The greatest deflationary force, on the services side of the equation, is likely to be AI. 2023 was arguably the year AI came of age, with those stocks deemed as AI enablers completely dominating global equity market returns. The dynamic between these two opposing forces could result in a pattern for inflation that is near or at target for reasonable lengths of time, only to be punctuated with shocks that filter through to slightly higher long term average levels.
Higher rates today are once again highlighting the fragility of heavily indebted players in the market. It has shifted power from borrowers to lenders – in our view private debt is very attractive in this environment, providing liquidity to an economy in need of it, and offering investors strong risk-adjusted returns.

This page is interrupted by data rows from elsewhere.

__device__ __forceinline__ void chd_curv_rows(const ChdDev& D, int b, const ChdKT& K, const ChdStageDev& sg, int wid, int nw, int lane,
                                              double* ws) {
  const ChdSeq* h = D.seq + b;
  const size_t ro = (size_t)b * D.m_max, vo = (size_t)b * D.n_max;
  const int* vk = D.var_kkt + vo;
  ChdCtx c;
  chd_make_ctx(D, b, D.x + vo, c);
  c.dyn = D.ipm[b].dyn;
  c.opt_dur = sg.opt_dur;
  for (int si = 0; si < h->nsets; ++si) {
    const ChdSet st = c.sets[si];
    if (!(sg.set_mask & CHD_MASK(st.type))) continue;
    if (st.type != CHD_SET_ROM && st.type != CHD_SET_HEEL) continue;
    const int nslot = st.type == CHD_SET_ROM ? 38 : 28;
    for (int k = wid; k < st.nitems; k += nw) {
      const int R = st.row0 + k;
      const double yc = D.sc[ro + R] * D.y[ro + R];
      if (!(yc > CHD_CURV_MIN)) continue;
      const double t = c.t_rom[k];
      ChdSpl P0, P1, P2;
      double dRh[3][3];
      if (st.type == CHD_SET_ROM) {
        chd_spl_at(c, 0, t, P0);
        chd_spl_at(c, 1, t, P1);
        chd_spl_at(c, chd_sp_motion(st.a), t, P2);
        double e[3];
        chd_spl_val(c, P1, 0, e);
        ChdTrig tr;
        chd_trig(e, tr);
        const double* hip = chd_hip(c, st.a, t);
        for (int j = 0; j < 3; ++j) {
          double Dj[9];
          chd_dR(tr, j, Dj);
          chd_mv(Dj, hip, dRh[j]);
        }
      } else {
        chd_spl_at(c, chd_sp_motion(st.a), t, P0);
        chd_spl_at(c, chd_sp_motion(st.b), t, P1);
      }
      ChdTau ua, ub;
      ua.va = ua.vb = ub.va = ub.vb = -1;
      if (c.opt_dur) {
        if (st.type == CHD_SET_ROM) chd_spl_tau(c, chd_sp_motion(st.a), st.a, P2, ua);
        else chd_spl_tau(c, chd_sp_motion(st.a), st.a, P0, ua), chd_spl_tau(c, chd_sp_motion(st.b), st.b, P1, ub);
      }
      const int nnode = st.type == CHD_SET_ROM ? 36 : 24;
      for (int a = lane; a < nslot; a += 32) {
        if (a >= nnode) {
          const int t4 = a - nnode;
          const ChdTau& u = t4 < 2 ? ua : ub;
          const int var = (t4 & 1) ? u.vb : u.va;
          const double* dv = (t4 & 1) ? u.db : u.da;
          const int ia = var >= 0 ? vk[var] : -1;
          ws[a * 5 + 0] = (double)ia;
          ws[a * 5 + 1] = ia >= 0 ? (t4 < 2 ? 1.0 : -1.0) : 0.0;
          ws[a * 5 + 2] = ia >= 0 ? dv[0] : 0.0, ws[a * 5 + 3] = ia >= 0 ? dv[1] : 0.0, ws[a * 5 + 4] = ia >= 0 ? dv[2] : 0.0;
          continue;
        }
        const int ba = a / 12, qa = a % 12, da = qa % 3;
        const ChdSpl& Pa = ba == 0 ? P0 : (ba == 1 ? P1 : P2);
        const int va = Pa.var[qa];
        const int ia = va >= 0 ? vk[va] : -1;
        double sgn, v3[3] = {da == 0 ? 1.0 : 0.0, da == 1 ? 1.0 : 0.0, da == 2 ? 1.0 : 0.0};
        if (st.type == CHD_SET_ROM) {
          sgn = ba == 2 ? 1.0 : -1.0;
          if (ba == 1) v3[0] = dRh[da][0], v3[1] = dRh[da][1], v3[2] = dRh[da][2];
        } else {
          sgn = ba == 0 ? 1.0 : -1.0;
        }
        ws[a * 5 + 0] = (double)ia;
        ws[a * 5 + 1] = ia >= 0 ? sgn * chd_slot_w(Pa, 0, qa) : 0.0;
        ws[a * 5 + 2] = v3[0], ws[a * 5 + 3] = v3[1], ws[a * 5 + 4] = v3[2];
      }
      __syncwarp();
      for (int idx = lane; idx < nslot * nslot; idx += 32) {
        const int a = idx / nslot, bq = idx - a * nslot;
        const double wa = ws[a * 5 + 1], wb = ws[bq * 5 + 1];
        if (wa == 0.0 || wb == 0.0) continue;
        const int ia = (int)ws[a * 5], ib = (int)ws[bq * 5];
        if (ia < ib) continue;
        const double dotv = ws[a * 5 + 2] * ws[bq * 5 + 2] + ws[a * 5 + 3] * ws[bq * 5 + 3] + ws[a * 5 + 4] * ws[bq * 5 + 4];
        if (dotv != 0.0) chd_kadd(K, ia, ib, yc * wa * wb * dotv);
      }
      __syncwarp();
    }
  }
}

The disruption in energy supply clearly highlighted the need for energy security, not just of short-term oil and gas supplies, but also homegrown renewable energy for the long term. Innovation will be key to delivering on the next wave of the transition – the hard-to-abate sectors: heavy industry – steel, cement, chemicals; and heavy transport – trucking, shipping, aviation.
The role of critical minerals, essential components of the transport and infrastructure build needed for the great electrification to occur, is more widely recognized today, and a feature in recent protectionist policies. At the time of writing, however, market pricing does not fully account for the anticipated demand. Active management is essential, as step changes in innovation and regulation will impact demand structures over time.